The logits are not shifted, just the last value is ignored. The labels are shifted inside the model as described in the docs ("Note that the labels are shifted inside the model, i.e. you can set labels = input_ids") because we want to avoid any processing on them and just set them equal to the inputs. That way the batch creation can be as easy as possible. The downside is that you don’t compute the loss on the last character of the sentence, but we found it’s acceptable since the sequence length is 512.

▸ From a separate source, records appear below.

__global__ __launch_bounds__(kThreads) void stem_apply_pool_kernel(StemArgs p, bf16* __restrict__ out, uint8_t* __restrict__ idx) {
  const int cgs = p.cg_shift, CG = 1 << cgs;
  const int t = blockIdx.x * kThreads + threadIdx.x;
  const int cg = t & (CG - 1), pw = t >> cgs, ph = blockIdx.y, b = blockIdx.z;
  if (pw >= p.PW) return;
  const size_t pix = ((size_t)b * p.PH + ph) * p.PW + pw;
  float mu[8], sc[8], sh[8], best[8];
  int bi[8];
#pragma unroll
  for (int e = 0; e < 8; ++e) {
    mu[e] = p.mean[cg * 8 + e]; sc[e] = p.scale[cg * 8 + e]; sh[e] = p.beta ? p.beta[cg * 8 + e] : 0.f;
    best[e] = -INFINITY; bi[e] = 0;
  }
  Vec<bf16> v[9];
#pragma unroll
  for (int kh = 0; kh < 3; ++kh) {
    const int y = min(max(2 * ph - 1 + kh, 0), p.H - 1);
#pragma unroll
    for (int kw = 0; kw < 3; ++kw) {
      const int x = min(max(2 * pw - 1 + kw, 0), p.W - 1);
      v[kh * 3 + kw].load(p.z + (((size_t)b * p.H + y) * p.W + x) * p.C + cg * 8);
    }
  }
#pragma unroll
  for (int kh = 0; kh < 3; ++kh) {
    const bool yin = (unsigned)(2 * ph - 1 + kh) < (unsigned)p.H;
#pragma unroll
    for (int kw = 0; kw < 3; ++kw) {
      const bool in = yin && (unsigned)(2 * pw - 1 + kw) < (unsigned)p.W;
#pragma unroll
      for (int e = 0; e < 8; ++e) {
        const float a = bf16_round(leaky((v[kh * 3 + kw].get(e) - mu[e]) * sc[e] + sh[e], p.slope));
        if (in && a > best[e]) { best[e] = a; bi[e] = kh * 3 + kw; }
      }
    }
  }
  Vec<bf16> o;
#pragma unroll
  for (int e = 0; e < 8; ++e) o.set(e, best[e]);
  o.store(out + pix * p.C + cg * 8);
  if (idx) {
    uint2 w;
    w.x = (unsigned)bi[0] | ((unsigned)bi[1] << 8) | ((unsigned)bi[2] << 16) | ((unsigned)bi[3] << 24);
    w.y = (unsigned)bi[4] | ((unsigned)bi[5] << 8) | ((unsigned)bi[6] << 16) | ((unsigned)bi[7] << 24);
    *reinterpret_cast<uint2*>(idx + pix * p.C + cg * 8) = w;
  }
}

__global__ __launch_bounds__(kThreads) void stem_pool_bwd_reduce_kernel(StemArgs p, const bf16* __restrict__ dpool,
                                                                       const uint8_t* __restrict__ idx, float* __restrict__ partial) {
  extern __shared__ __attribute__((aligned(16))) float lds[];
  const int CG = p.C / 8, PL = kThreads / CG;
  const int cg = threadIdx.x % CG, pl = threadIdx.x / CG;
  const long long npix = (long long)p.B * p.PH * p.PW;
  float acc[16];
#pragma unroll
  for (int i = 0; i < 16; ++i) acc[i] = 0.f;
  if (pl < PL) {
    float mu[8], sc[8], sh[8], is[8];
#pragma unroll
    for (int e = 0; e < 8; ++e) {
      mu[e] = p.mean[cg * 8 + e]; sc[e] = p.scale[cg * 8 + e]; sh[e] = p.beta ? p.beta[cg * 8 + e] : 0.f; is[e] = p.invstd[cg * 8 + e];
    }
    for (int pix = blockIdx.x * PL + pl; pix < (int)npix; pix += gridDim.x * PL) {
      const int rowi = pix / p.PW;
      const int pw = pix - rowi * p.PW, b = rowi / p.PH, ph = rowi - b * p.PH;
      Vec<bf16> g;
      g.load(dpool + (size_t)pix * p.C + cg * 8);
      const uint2 w = *reinterpret_cast<const uint2*>(idx + (size_t)pix * p.C + cg * 8);
      float zsel[8] = {0.f, 0.f, 0.f, 0.f, 0.f, 0.f, 0.f, 0.f};
      Vec<bf16> v[9];
#pragma unroll
      for (int kh = 0; kh < 3; ++kh) {
        const int y = min(max(2 * ph - 1 + kh, 0), p.H - 1);
#pragma unroll
        for (int kw = 0; kw < 3; ++kw) {
          const int x = min(max(2 * pw - 1 + kw, 0), p.W - 1);
          v[kh * 3 + kw].load(p.z + (((size_t)b * p.H + y) * p.W + x) * p.C + cg * 8);
        }
      }
#pragma unroll
      for (int pos = 0; pos < 9; ++pos)
#pragma unroll
        for (int e = 0; e < 8; ++e) {
          const unsigned id = ((e < 4 ? w.x : w.y) >> (8 * (e & 3))) & 0xffu;
          zsel[e] = id == (unsigned)pos ? v[pos].get(e) : zsel[e];
        }
#pragma unroll
      for (int e = 0; e < 8; ++e) {
        const float xc = zsel[e] - mu[e];
        const float dz = g.get(e) * (xc * sc[e] + sh[e] > 0.f ? 1.f : p.slope);
        acc[e] += dz;
        acc[8 + e] += dz * (xc * is[e]);
      }
    }
  }
#pragma unroll
  for (int i = 0; i < 16; ++i) lds[threadIdx.x * 16 + i] = acc[i];
  __syncthreads();
  if (pl == 0) {
    for (int l = 1; l < PL; ++l)
#pragma unroll
      for (int i = 0; i < 16; ++i) acc[i] += lds[(l * CG + cg) * 16 + i];
    float* dst = partial + (size_t)blockIdx.x * 2 * p.C + cg * 8;
#pragma unroll
    for (int e = 0; e < 8; ++e) { dst[e] = acc[e]; dst[p.C + e] = acc[8 + e]; }
  }
}
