@@ -153,14 +164,30 @@
   const dim3 qblocks((unsigned)((p.Lq + 63) / 64), (unsigned)nbh), kblocks((unsigned)((p.Lk + 63) / 64), (unsigned)nbh);
   if (pl.family == SPLIT) {
     const int lq16 = v2_pad(p.Lq, 16), lk16 = v2_pad(p.Lk, 16);
-    if (!bwd) {
+    const bool persist = nbh >= g_x6p_min_heads && nbh <= X6P_MAX_HEADS;
+    const bool small = lk16 <= 128;
+    const dim3 walkers((unsigned)std::min<int64_t>(nbh, g_x6p_wgs));
+    if (!bwd && persist && small) {
+      pl.add(p.p > 0.f ? KERN_D(attn_fwd_x6p_kernel, true, 128) : KERN_D(attn_fwd_x6p_kernel, false, 128), walkers,
+             V2_THREADS, x6_kv_lds(lk16), X6A_LDS, what);
+    } else if (!bwd) {
       pl.add(p.p > 0.f ? KERN_D(attn_fwd_x6_kernel, true) : KERN_D(attn_fwd_x6_kernel, false), heads, V2_THREADS,
              x6_kv_lds(lk16), X6A_LDS, what);
     } else {
       const int dqd = p.p <= 0.f ? 0 : !p.dm ? 1 : 2;
       const int dkd = dqd == 2 && x6_dkdv_lds(lq16, lk16, p.dmw) > X6A_LDS_MAX ? 1 : dqd;
-      pl.add(dqd == 0 ? KERN_D(attn_dq_x6_kernel, 0) : dqd == 1 ? KERN_D(attn_dq_x6_kernel, 1) : KERN_D(attn_dq_x6_kernel, 2),
-             heads, V2_THREADS, x6_kv_lds(lk16), X6A_LDS, what);
+      if (persist && small)
+        pl.add(dqd == 0 ? KERN_D(attn_dq_x6p_kernel, 0, 128) : dqd == 1 ? KERN_D(attn_dq_x6p_kernel, 1, 128)
+                                                                        : KERN_D(attn_dq_x6p_kernel, 2, 128),
+               walkers, V2_THREADS, x6_kv_lds(lk16), X6A_LDS, what);
+      else if (persist)
+        pl.add(dqd == 0 ? KERN_D(attn_dq_x6p_kernel, 0, X6A_LMAX) : dqd == 1 ? KERN_D(attn_dq_x6p_kernel, 1, X6A_LMAX)
+                                                                             : KERN_D(attn_dq_x6p_kernel, 2, X6A_LMAX),
+               walkers, V2_THREADS, x6_kv_lds(lk16), X6A_LDS, what);
+      else
+        pl.add(dqd == 0 ? KERN_D(attn_dq_x6_kernel, 0) : dqd == 1 ? KERN_D(attn_dq_x6_kernel, 1)
+                                                                 : KERN_D(attn_dq_x6_kernel, 2),
+               heads, V2_THREADS, x6_kv_lds(lk16), X6A_LDS, what);
       pl.add(dkd == 0 ? KERN_D(attn_dkdv_x6_kernel, 0) : dkd == 1 ? KERN_D(attn_dkdv_x6_kernel, 1) : KERN_D(attn_dkdv_x6_kernel, 2),
              heads, V2_THREADS, x6_dkdv_lds(lq16, lk16, dkd == 2 ? p.dmw : 0), X6A_LDS_MAX, what);
     }
@@ -299,6 +326,15 @@
   return old;
 }
 
+extern "C" int mmfd_debug_set_attn_x6_persist(int64_t min_heads, int wgs, int64_t* old_min_heads, int* old_wgs) {
+  MMFD_CHECK_ARG(wgs >= 1, "mmfd_debug_set_attn_x6_persist: wgs %d (>= 1)", wgs);
+  if (old_min_heads) *old_min_heads = g_x6p_min_heads == X6P_OFF ? 0 : g_x6p_min_heads;
+  if (old_wgs) *old_wgs = g_x6p_wgs;
+  g_x6p_min_heads = min_heads <= 0 ? X6P_OFF : min_heads;
+  g_x6p_wgs = wgs;
+  return 0;
+}
+
 extern "C" int mmfd_set_fp32_attn_mode(int mode) {
   MMFD_CHECK_ARG(mode == 0 || mode == 1, "mmfd_set_fp32_attn_mode: mode %d (0 = fp32 MFMA, 1 = split operands)", mode);
   const int old = g_fp32_attn_mode;
diff --git a/multimodal-misinformation-detection_amd/csrc/attn_split.h b/multimodal-misinformation-detection_amd/csrc/attn_split.h
--- a/multimodal-misinformation-detection_amd/csrc/attn_split.h
+++ b/multimodal-misinformation-detection_amd/csrc/attn_split.h
@@ -9,7 +9,7 @@
 #define X6A_STAMP(k)                                                                               \
   do {                                                                                             \
     const uint64_t t__ = __builtin_amdgcn_s_memtime();                                             \
-    if (lane == 0 && blockIdx.x < 8192) x6a_stamps[((int64_t)blockIdx.x * 8 + wave) * 16 + (k)] = t__; \
+    if (lane == 0 && bh < 8192) x6a_stamps[(bh * 8 + wave) * 16 + (k)] = t__;                      \
   } while (0)
 #else
 #define X6A_STAMP(k) do { } while (0)
@@ -71,6 +71,25 @@
   }
 }
 template <int KCH>
+__device__ __forceinline__ void x6_row_load_ahead(X6Row<KCH>& x, const float* __restrict__ base, int64_t st,
+                                                  int64_t row, int64_t nrows, int lane, int dreal) {
+  const int g = lane >> 4;
+#pragma unroll
+  for (int kc = 0; kc < KCH; ++kc) {
+    const int col = (kc * 4 + g) * 8;
+    const float* src = base + (row < nrows && col < dreal ? row * st + col : 0);
+    x.v[kc][0] = *reinterpret_cast<const float4*>(src);
+    x.v[kc][1] = *reinterpret_cast<const float4*>(src + 4);
+  }
+}
+template <int KCH>
+__device__ __forceinline__ void x6_row_mask(X6Row<KCH>& x, int64_t row, int64_t nrows, int lane, int dreal) {
+  const int g = lane >> 4;
+#pragma unroll
+  for (int kc = 0; kc < KCH; ++kc)
+    if (!(row < nrows && (kc * 4 + g) * 8 < dreal)) x.v[kc][0] = x.v[kc][1] = make_float4(0.f, 0.f, 0.f, 0.f);
+}
+template <int KCH>
 __device__ __forceinline__ void x6_row_split(uint4 (&f)[3][KCH], const X6Row<KCH>& x) {
 #pragma unroll
   for (int kc = 0; kc < KCH; ++kc) {
@@ -80,51 +99,90 @@
   }
 }
 
+template <int D, int NTH> constexpr int x6_stage_depth(int rows) { return (rows * (D / 8) + NTH - 1) / NTH; }
+template <int NJ> struct X6Stage { float4 a[NJ][2], b[NJ][2]; };
+template <int D, int NTH, int NJ, bool TWO, bool AHEAD = false>
+__device__ __forceinline__ void x6_stage_load(X6Stage<NJ>& x, const float* __restrict__ base_a, int64_t st_a,
+                                              const float* __restrict__ base_b, int64_t st_b, int64_t nrows,
+                                              int nrows_pad, int tid, int dreal, int dbg) {
+  constexpr int NC = D / 8;
+  const int total = nrows_pad * NC;
+#pragma unroll
+  for (int j = 0; j < NJ; ++j) {
+    const int c = tid + j * NTH;
+    const int r = c / NC, ch = c % NC;
+    if constexpr (AHEAD) {
+      const bool ok = c < total && r < nrows && ch * 8 < dreal;
+      const float* sa = base_a + (ok ? (int64_t)r * st_a + ch * 8 : 0);
+      x.a[j][0] = *reinterpret_cast<const float4*>(sa);
+      x.a[j][1] = *reinterpret_cast<const float4*>(sa + 4);
+      if constexpr (TWO) {
+        const float* sb = base_b + (ok ? (int64_t)r * st_b + ch * 8 : 0);
+        x.b[j][0] = *reinterpret_cast<const float4*>(sb);
+        x.b[j][1] = *reinterpret_cast<const float4*>(sb + 4);
+      }
+      continue;
+    }
+    x.a[j][0] = x.a[j][1] = make_float4(0.f, 0.f, 0.f, 0.f);
+    if constexpr (TWO) x.b[j][0] = x.b[j][1] = make_float4(0.f, 0.f, 0.f, 0.f);
+    if (c < total && r < nrows && ch * 8 < dreal && !(dbg & 1)) {
+      const float* sa = base_a + (int64_t)r * st_a + ch * 8;
+      x.a[j][0] = *reinterpret_cast<const float4*>(sa);
+      x.a[j][1] = *reinterpret_cast<const float4*>(sa + 4);
+      if constexpr (TWO) {
+        const float* sb = base_b + (int64_t)r * st_b + ch * 8;
+        x.b[j][0] = *reinterpret_cast<const float4*>(sb);
+        x.b[j][1] = *reinterpret_cast<const float4*>(sb + 4);
+      }
+    }
+  }
+}
+template <int D, int NTH, int NJ, bool TWO, bool AHEAD = false>
+__device__ __forceinline__ void x6_stage_split(char* img_a, char* img_b, int img, const X6Stage<NJ>& x, int nrows_pad,
+                                               int tid, int64_t nrows = 0, int dreal = 0, int dbg = 0) {
+  constexpr int NC = D / 8;
+  const int total = nrows_pad * NC;
+#pragma unroll
+  for (int j = 0; j < NJ; ++j) {
+    const int c = tid + j * NTH;
+    if (c < total) {
+      const int r = c / NC, ch = c % NC;
+      const int off = row_off<bf16, 64>(r, ch);
+      const bool zero = AHEAD && !(r < nrows && ch * 8 < dreal && !(dbg & 1));
+      uint4 h, m, l;
+      {
+        float4 a0 = x.a[j][0], a1 = x.a[j][1];
+        if constexpr (AHEAD) {
+          if (zero) a0 = a1 = make_float4(0.f, 0.f, 0.f, 0.f);
+        }
+        const float e[8] = {a0.x, a0.y, a0.z, a0.w, a1.x, a1.y, a1.z, a1.w};
+        split8(e, h, m, l);
+        *reinterpret_cast<uint4*>(img_a + off) = h;
+        *reinterpret_cast<uint4*>(img_a + img + off) = m;
+        *reinterpret_cast<uint4*>(img_a + 2 * img + off) = l;
+      }
+      if constexpr (TWO) {
+        float4 b0 = x.b[j][0], b1 = x.b[j][1];
+        if constexpr (AHEAD) {
+          if (zero) b0 = b1 = make_float4(0.f, 0.f, 0.f, 0.f);
+        }
+        const float e[8] = {b0.x, b0.y, b0.z, b0.w, b1.x, b1.y, b1.z, b1.w};
+        split8(e, h, m, l);
+        *reinterpret_cast<uint4*>(img_b + off) = h;
+        *reinterpret_cast<uint4*>(img_b + img + off) = m;
+        *reinterpret_cast<uint4*>(img_b + 2 * img + off) = l;
+      }
+    }
+  }
+}
 template <int D, int NTH>
 __device__ __forceinline__ void x6_stage2(char* img_a, const float* __restrict__ base_a, int64_t st_a, char* img_b,
                                           const float* __restrict__ base_b, int64_t st_b, int img, int64_t nrows,
                                           int nrows_pad, int tid, int dreal, int dbg) {
-  constexpr int NC = D / 8;
-  constexpr int MAXT = (X6A_LMAX * NC + NTH - 1) / NTH;
-  const int total = nrows_pad * NC;
-  float4 xa[MAXT][2], xb[MAXT][2];
-#pragma unroll
-  for (int j = 0; j < MAXT; ++j) {
-    const int c = tid + j * NTH;
-    const int r = c / NC, ch = c % NC;
-    xa[j][0] = xa[j][1] = xb[j][0] = xb[j][1] = make_float4(0.f, 0.f, 0.f, 0.f);
-    if (c < total && r < nrows && ch * 8 < dreal && !(dbg & 1)) {
-      const float* sa = base_a + (int64_t)r * st_a + ch * 8;
-      const float* sb = base_b + (int64_t)r * st_b + ch * 8;
-      xa[j][0] = *reinterpret_cast<const float4*>(sa);
-      xa[j][1] = *reinterpret_cast<const float4*>(sa + 4);
-      xb[j][0] = *reinterpret_cast<const float4*>(sb);
-      xb[j][1] = *reinterpret_cast<const float4*>(sb + 4);
-    }
-  }
-#pragma unroll
-  for (int j = 0; j < MAXT; ++j) {
-    const int c = tid + j * NTH;
-    if (c < total) {
-      const int r = c / NC, ch = c % NC;
-      const int off = row_off<bf16, 64>(r, ch);
-      uint4 h, m, l;
-      {
-        const float e[8] = {xa[j][0].x, xa[j][0].y, xa[j][0].z, xa[j][0].w, xa[j][1].x, xa[j][1].y, xa[j][1].z, xa[j][1].w};
-        split8(e, h, m, l);
-        *reinterpret_cast<uint4*>(img_a + off) = h;
-        *reinterpret_cast<uint4*>(img_a + img + off) = m;
-        *reinterpret_cast<uint4*>(img_a + 2 * img + off) = l;
-      }
-      {
-        const float e[8] = {xb[j][0].x, xb[j][0].y, xb[j][0].z, xb[j][0].w, xb[j][1].x, xb[j][1].y, xb[j][1].z, xb[j][1].w};
-        split8(e, h, m, l);
-        *reinterpret_cast<uint4*>(img_b + off) = h;
-        *reinterpret_cast<uint4*>(img_b + img + off) = m;
-        *reinterpret_cast<uint4*>(img_b + 2 * img + off) = l;
-      }
-    }
-  }
+  constexpr int NJ = x6_stage_depth<D, NTH>(X6A_LMAX);
+  X6Stage<NJ> x;
+  x6_stage_load<D, NTH, NJ, true>(x, base_a, st_a, base_b, st_b, nrows, nrows_pad, tid, dreal, dbg);
+  x6_stage_split<D, NTH, NJ, true>(img_a, img_b, img, x, nrows_pad, tid);
 }
 
 __device__ __forceinline__ uint4 x6_tr_frag(const char* lds, int c, int dsub, int lane, int h1off) {
@@ -149,13 +207,45 @@
 }
 
 
-template <int D, bool DROP>
-__global__ void __launch_bounds__(V2_THREADS, 1) attn_fwd_x6_kernel(AttnP p) {
+template <int D, int LC> struct X6P {
+  static constexpr int NJ = x6_stage_depth<D, V2_THREADS>(LC ? LC : X6A_LMAX);
+  static constexpr bool V = NJ <= 2;
+};
+__device__ __forceinline__ int x6p_fresh(int v) {
+  asm volatile("" : "+v"(v));
+  return v;
+}
+__device__ __forceinline__ float x6_kbias_load(const AttnP& p, int64_t b, int tid) {
+  return p.key_bias ? p.key_bias[b * p.Lk + (tid < p.Lk ? tid : 0)] : 0.f;
+}
+template <int D, int LC>
+__device__ __forceinline__ void x6p_boundary(char* k_img, char* v_img, float* kbias, int img,
+                                             X6Stage<X6P<D, LC>::NJ>& x, float kbn, const float* __restrict__ vbase,
+                                             const AttnP& p, int lk16, int tid) {
+  constexpr int NJ = X6P<D, LC>::NJ;
+  tid = x6p_fresh(tid);
+  asm volatile("" : "+v"(kbn));
+  __syncthreads();
+  if constexpr (X6P<D, LC>::V) {
+    x6_stage_split<D, V2_THREADS, NJ, true, true>(k_img, v_img, img, x, lk16, tid, p.Lk, p.D, p.dbg);
+  } else {
+    X6Stage<NJ> y;
+    x6_stage_load<D, V2_THREADS, NJ, false>(y, vbase, p.v_st, nullptr, 0, p.Lk, lk16, tid, p.D, p.dbg);
+    x6_stage_split<D, V2_THREADS, NJ, false, true>(k_img, nullptr, img, x, lk16, tid, p.Lk, p.D, p.dbg);
+    x6_stage_split<D, V2_THREADS, NJ, false>(v_img, nullptr, img, y, lk16, tid);
+  }
+  if (tid < lk16) kbias[tid] = tid < p.Lk ? (p.key_bias ? fmaxf(kbn * LOG2E, -1e30f) : 0.f) : -INFINITY;
+  __syncthreads();
+}
+
+template <int D, bool DROP, int LC>
+__device__ __forceinline__ void x6_fwd_heads(const AttnP& p) {
   constexpr int KCH = D / 32, DT = D / 16;
+  constexpr bool PERSIST = LC != 0;
   extern __shared__ __attribute__((aligned(16))) char smem[];
-  const int tid = threadIdx.x, lane = tid & 63, g = lane >> 4, li = lane & 15;
+  int tid = threadIdx.x, lane = tid & 63, g = lane >> 4, li = lane & 15;
   const int wave = __builtin_amdgcn_readfirstlane(tid >> 6);
-  const int64_t bh = blockIdx.x, b = bh / p.H, h = bh % p.H;
+  int64_t bh = blockIdx.x, b = bh / p.H, h = bh % p.H;
   X6A_STAMP(0);
   const int lk16 = v2_pad(p.Lk, 16);
   const int img = lk16 * X6A_RB;
@@ -303,64 +393,103 @@
   const int R = nqb - V2_THREADS / 64;
   const bool split = R >= 1 && R <= V2_THREADS / 64 && (R & 3) == 1 && nchk >= 2;
   const int nwhole = split ? nqb - 1 : nqb;
-  for (int qbk = wave; qbk < nwhole; qbk += V2_THREADS / 64) {
-    uint4 qf[3][KCH];
-    x6_row_split<KCH>(qf, qn);
-    if (qbk + V2_THREADS / 64 < nwhole)
-      x6_row_load<KCH>(qn, qb, p.q_st, (int64_t)(qbk + V2_THREADS / 64) * 16 + li, p.Lq, lane, p.D);
-    if (qbk == wave) X6A_STAMP(2);
-    float m = -INFINITY, lsum = 0.f;
-    f32x4 o[DT];
-#pragma unroll
-    for (int d = 0; d < DT; ++d) o[d] = f32x4{0.f, 0.f, 0.f, 0.f};
-    qrun(qbk, qf, 0, nchk, o, m, lsum);
-    if (qbk == wave) X6A_STAMP(7);
-    lsum += __shfl_xor(lsum, 16, 64);
-    lsum += __shfl_xor(lsum, 32, 64);
-    qfin(qbk, o, m, lsum);
-    if (qbk == wave) X6A_STAMP(8);
-  }
-  if (split) {
-    const int sb = nqb - 1, hc = nchk / 2;
-    const bool own = wave == R - 1, part = wave == R;
-    float m = -INFINITY, lsum = 0.f;
-    f32x4 o[DT];
-#pragma unroll
-    for (int d = 0; d < DT; ++d) o[d] = f32x4{0.f, 0.f, 0.f, 0.f};
-    if (own || part) {
-      X6Row<KCH> qr;
-      x6_row_load<KCH>(qr, qb, p.q_st, (int64_t)sb * 16 + li, p.Lq, lane, p.D);
+  for (;;) {
+    X6Stage<X6P<D, LC>::NJ> kvn;
+    float kbn = 0.f;
+    int64_t nbh = 0, nb = 0, nh = 0;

This is an old post but quite relevant to the problem I am facing. In my loss function if I pass the labels as ['input_ids] then the tf.keras.losses.SparseCategoricalCrossentropy recieves fails with this error Received a label value of 50257 which is outside the valid range of [0, 50257). I can see that in my data i have 50257 in the middle. Label values: 5633 1312 2911 1312 460 423 257 2863 284 6938 340 764 836 256 6044 284 1560 502 764 50257 50257 50257 50257 50257 50257 50257 50257 50257 50257 50257 50257 50257 50257 50257 50257 50257 50257 50257 50257 50257 50257 5633 1312 892 326 264 5340 5145 264 2081 475 788 345 423 284 2822 257 1700 2137 764 50257 50257 50257 50257 50257 50257 764 1616 804 588 2838 294 264 257 7932 599 7115 3918 764 1312 655 1392 … I am a little confused here . should I be passing outputs[0] from the model instead of the input_ids from the batch. I am trying to add a layer on gpt-2 for text generation in tensorflow. Should I be passing the labels as outputs[0]. Please advice . @sgugger@gmihaila
@sgugger Hi , I hope you are well, sorry in this code can I compare the logits and lables to compute new loss? I mean the output which can be compared with label can be logits?